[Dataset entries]
[Start of Attachment]
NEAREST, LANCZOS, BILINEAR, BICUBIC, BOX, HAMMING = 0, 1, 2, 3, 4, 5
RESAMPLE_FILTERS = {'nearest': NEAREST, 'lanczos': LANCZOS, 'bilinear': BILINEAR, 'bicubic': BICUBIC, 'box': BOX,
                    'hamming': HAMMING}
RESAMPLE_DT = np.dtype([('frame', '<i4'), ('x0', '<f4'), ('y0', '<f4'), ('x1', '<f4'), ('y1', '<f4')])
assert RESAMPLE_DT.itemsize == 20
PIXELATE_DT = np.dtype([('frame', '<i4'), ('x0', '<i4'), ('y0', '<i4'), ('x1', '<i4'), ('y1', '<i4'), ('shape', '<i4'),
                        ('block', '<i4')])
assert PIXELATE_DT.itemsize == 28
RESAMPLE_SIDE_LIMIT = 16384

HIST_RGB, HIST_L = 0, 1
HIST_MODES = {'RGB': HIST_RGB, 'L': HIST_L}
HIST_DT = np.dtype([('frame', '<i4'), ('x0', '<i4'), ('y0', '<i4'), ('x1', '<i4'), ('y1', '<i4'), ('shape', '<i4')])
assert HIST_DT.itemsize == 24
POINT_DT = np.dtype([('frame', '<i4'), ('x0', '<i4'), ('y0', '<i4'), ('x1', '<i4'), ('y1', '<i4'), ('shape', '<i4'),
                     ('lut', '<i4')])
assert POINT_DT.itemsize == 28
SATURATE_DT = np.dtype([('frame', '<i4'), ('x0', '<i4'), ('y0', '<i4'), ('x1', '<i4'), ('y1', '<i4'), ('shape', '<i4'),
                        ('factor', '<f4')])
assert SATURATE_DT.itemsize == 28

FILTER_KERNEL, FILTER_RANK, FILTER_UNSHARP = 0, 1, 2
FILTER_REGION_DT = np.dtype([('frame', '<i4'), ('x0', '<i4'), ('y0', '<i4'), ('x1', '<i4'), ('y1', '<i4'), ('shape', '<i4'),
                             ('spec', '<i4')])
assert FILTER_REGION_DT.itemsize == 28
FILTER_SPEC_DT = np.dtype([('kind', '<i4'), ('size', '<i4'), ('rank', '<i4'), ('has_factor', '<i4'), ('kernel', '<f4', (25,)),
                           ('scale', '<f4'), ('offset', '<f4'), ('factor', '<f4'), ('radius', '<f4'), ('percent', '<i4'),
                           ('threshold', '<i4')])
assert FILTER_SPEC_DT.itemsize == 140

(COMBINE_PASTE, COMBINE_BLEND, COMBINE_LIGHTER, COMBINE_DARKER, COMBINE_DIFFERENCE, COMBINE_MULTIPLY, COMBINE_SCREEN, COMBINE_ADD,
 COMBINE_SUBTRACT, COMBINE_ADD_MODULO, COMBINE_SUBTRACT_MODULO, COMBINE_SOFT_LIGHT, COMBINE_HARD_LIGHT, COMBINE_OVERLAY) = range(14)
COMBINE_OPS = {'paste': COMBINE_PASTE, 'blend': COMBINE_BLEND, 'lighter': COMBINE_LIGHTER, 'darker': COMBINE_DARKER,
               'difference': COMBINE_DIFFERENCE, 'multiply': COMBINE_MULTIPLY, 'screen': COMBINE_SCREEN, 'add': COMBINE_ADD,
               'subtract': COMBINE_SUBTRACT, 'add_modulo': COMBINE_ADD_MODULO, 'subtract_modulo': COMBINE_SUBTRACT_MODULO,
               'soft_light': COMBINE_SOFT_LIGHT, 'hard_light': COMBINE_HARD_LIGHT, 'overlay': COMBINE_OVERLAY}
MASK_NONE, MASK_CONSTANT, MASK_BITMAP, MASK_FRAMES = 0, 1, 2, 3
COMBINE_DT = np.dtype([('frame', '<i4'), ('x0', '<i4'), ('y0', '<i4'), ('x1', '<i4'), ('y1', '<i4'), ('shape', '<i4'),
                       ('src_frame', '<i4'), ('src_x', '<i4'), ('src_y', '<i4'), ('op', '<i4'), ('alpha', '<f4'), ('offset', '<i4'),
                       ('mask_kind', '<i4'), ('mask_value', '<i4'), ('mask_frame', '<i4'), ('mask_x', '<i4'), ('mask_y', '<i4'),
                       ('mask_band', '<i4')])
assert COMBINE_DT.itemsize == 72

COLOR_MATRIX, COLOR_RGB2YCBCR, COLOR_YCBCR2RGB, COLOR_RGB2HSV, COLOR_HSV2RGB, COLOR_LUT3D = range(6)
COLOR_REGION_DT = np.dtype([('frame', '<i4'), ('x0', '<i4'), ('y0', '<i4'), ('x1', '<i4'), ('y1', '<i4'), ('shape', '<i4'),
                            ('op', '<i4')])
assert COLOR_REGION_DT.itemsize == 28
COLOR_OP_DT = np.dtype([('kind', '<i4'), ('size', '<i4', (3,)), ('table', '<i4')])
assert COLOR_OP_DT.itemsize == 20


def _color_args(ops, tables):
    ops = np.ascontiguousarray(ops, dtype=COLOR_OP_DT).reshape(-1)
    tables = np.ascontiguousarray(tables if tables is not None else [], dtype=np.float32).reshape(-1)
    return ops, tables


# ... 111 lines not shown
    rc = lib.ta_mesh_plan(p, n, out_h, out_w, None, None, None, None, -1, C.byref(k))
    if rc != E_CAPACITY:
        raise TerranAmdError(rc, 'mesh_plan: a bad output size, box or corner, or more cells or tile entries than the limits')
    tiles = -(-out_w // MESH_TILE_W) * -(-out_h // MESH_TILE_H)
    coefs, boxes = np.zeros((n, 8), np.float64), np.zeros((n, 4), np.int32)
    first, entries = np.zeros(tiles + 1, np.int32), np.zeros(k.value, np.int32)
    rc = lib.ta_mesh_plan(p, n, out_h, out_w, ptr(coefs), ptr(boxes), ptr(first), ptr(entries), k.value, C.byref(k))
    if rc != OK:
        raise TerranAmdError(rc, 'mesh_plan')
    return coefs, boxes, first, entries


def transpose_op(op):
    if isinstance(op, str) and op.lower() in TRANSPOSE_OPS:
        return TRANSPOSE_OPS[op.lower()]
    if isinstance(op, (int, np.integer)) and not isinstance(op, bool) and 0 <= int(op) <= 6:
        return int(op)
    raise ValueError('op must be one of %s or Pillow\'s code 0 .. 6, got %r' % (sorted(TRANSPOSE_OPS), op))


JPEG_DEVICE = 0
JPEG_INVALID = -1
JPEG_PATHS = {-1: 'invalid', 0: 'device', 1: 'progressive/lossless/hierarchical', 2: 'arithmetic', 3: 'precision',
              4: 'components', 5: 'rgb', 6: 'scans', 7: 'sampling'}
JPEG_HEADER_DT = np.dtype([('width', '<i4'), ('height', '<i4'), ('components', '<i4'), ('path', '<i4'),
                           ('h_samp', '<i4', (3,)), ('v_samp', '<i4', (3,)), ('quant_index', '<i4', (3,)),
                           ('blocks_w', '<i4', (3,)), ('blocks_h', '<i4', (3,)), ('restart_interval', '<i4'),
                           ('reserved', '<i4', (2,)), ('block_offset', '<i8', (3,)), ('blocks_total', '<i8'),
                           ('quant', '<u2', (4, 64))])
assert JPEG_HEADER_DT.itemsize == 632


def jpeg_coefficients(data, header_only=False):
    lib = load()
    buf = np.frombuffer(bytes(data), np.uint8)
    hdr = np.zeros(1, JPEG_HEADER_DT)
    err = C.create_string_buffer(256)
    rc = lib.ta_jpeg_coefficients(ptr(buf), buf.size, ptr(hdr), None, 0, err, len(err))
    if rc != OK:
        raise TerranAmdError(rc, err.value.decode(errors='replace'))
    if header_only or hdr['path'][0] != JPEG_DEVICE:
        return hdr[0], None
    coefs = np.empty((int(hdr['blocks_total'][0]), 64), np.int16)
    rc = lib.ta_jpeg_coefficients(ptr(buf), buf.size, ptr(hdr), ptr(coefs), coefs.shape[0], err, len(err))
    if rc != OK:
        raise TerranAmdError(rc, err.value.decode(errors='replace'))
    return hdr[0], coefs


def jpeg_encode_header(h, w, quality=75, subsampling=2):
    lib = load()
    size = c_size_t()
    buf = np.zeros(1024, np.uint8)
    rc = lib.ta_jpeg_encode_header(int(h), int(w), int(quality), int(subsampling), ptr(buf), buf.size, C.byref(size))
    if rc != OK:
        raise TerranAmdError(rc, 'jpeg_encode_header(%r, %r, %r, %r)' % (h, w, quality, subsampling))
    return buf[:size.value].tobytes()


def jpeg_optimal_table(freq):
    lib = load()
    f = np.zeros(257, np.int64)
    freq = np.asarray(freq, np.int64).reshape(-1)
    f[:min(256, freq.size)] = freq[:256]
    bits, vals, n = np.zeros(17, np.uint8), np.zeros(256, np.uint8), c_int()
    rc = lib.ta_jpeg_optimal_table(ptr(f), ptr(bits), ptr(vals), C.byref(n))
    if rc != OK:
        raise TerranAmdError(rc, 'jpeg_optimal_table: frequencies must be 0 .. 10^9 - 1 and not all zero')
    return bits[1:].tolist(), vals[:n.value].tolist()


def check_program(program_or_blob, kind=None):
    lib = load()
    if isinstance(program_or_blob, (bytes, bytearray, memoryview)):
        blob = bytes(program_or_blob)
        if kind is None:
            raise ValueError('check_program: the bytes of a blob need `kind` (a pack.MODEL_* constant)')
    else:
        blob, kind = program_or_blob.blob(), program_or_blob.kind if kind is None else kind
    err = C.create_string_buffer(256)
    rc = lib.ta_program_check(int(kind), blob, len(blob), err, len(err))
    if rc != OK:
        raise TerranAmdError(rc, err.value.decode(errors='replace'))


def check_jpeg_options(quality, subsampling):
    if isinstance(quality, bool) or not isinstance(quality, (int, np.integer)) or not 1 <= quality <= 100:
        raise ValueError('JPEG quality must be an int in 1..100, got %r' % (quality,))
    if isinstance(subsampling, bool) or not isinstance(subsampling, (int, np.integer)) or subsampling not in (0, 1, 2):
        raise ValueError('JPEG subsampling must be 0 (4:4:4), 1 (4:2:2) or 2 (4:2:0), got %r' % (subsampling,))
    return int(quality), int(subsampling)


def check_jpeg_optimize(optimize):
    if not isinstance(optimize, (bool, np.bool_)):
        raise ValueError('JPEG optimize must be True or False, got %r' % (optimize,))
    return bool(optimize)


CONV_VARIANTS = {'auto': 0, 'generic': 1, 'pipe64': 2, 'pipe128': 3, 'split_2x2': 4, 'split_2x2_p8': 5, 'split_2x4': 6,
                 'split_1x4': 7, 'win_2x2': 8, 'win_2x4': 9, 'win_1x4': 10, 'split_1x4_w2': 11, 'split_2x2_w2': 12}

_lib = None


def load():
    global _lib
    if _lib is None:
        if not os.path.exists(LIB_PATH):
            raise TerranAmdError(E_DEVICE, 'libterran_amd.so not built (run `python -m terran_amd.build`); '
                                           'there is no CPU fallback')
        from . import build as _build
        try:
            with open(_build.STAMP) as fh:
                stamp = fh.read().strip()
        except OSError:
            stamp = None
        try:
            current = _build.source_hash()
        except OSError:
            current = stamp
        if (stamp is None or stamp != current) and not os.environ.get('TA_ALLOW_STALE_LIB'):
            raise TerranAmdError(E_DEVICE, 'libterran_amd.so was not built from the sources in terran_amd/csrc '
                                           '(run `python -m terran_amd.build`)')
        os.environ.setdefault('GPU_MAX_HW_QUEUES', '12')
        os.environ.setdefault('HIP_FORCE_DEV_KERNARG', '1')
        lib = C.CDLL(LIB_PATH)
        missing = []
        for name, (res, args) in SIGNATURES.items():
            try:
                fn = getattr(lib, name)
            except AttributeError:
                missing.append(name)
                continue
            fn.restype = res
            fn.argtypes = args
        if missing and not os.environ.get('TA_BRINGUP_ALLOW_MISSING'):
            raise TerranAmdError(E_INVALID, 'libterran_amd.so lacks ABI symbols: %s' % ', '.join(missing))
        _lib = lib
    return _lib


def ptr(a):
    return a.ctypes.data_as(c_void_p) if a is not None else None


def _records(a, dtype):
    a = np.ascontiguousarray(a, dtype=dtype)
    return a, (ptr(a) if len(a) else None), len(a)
[End of Attachment]
→ **Try it**: Where a line in the entries holds the word "name", copy that line.

→ **Solution to the problem**:
        for name, (res, args) in SIGNATURES.items():
                fn = getattr(lib, name)
                missing.append(name)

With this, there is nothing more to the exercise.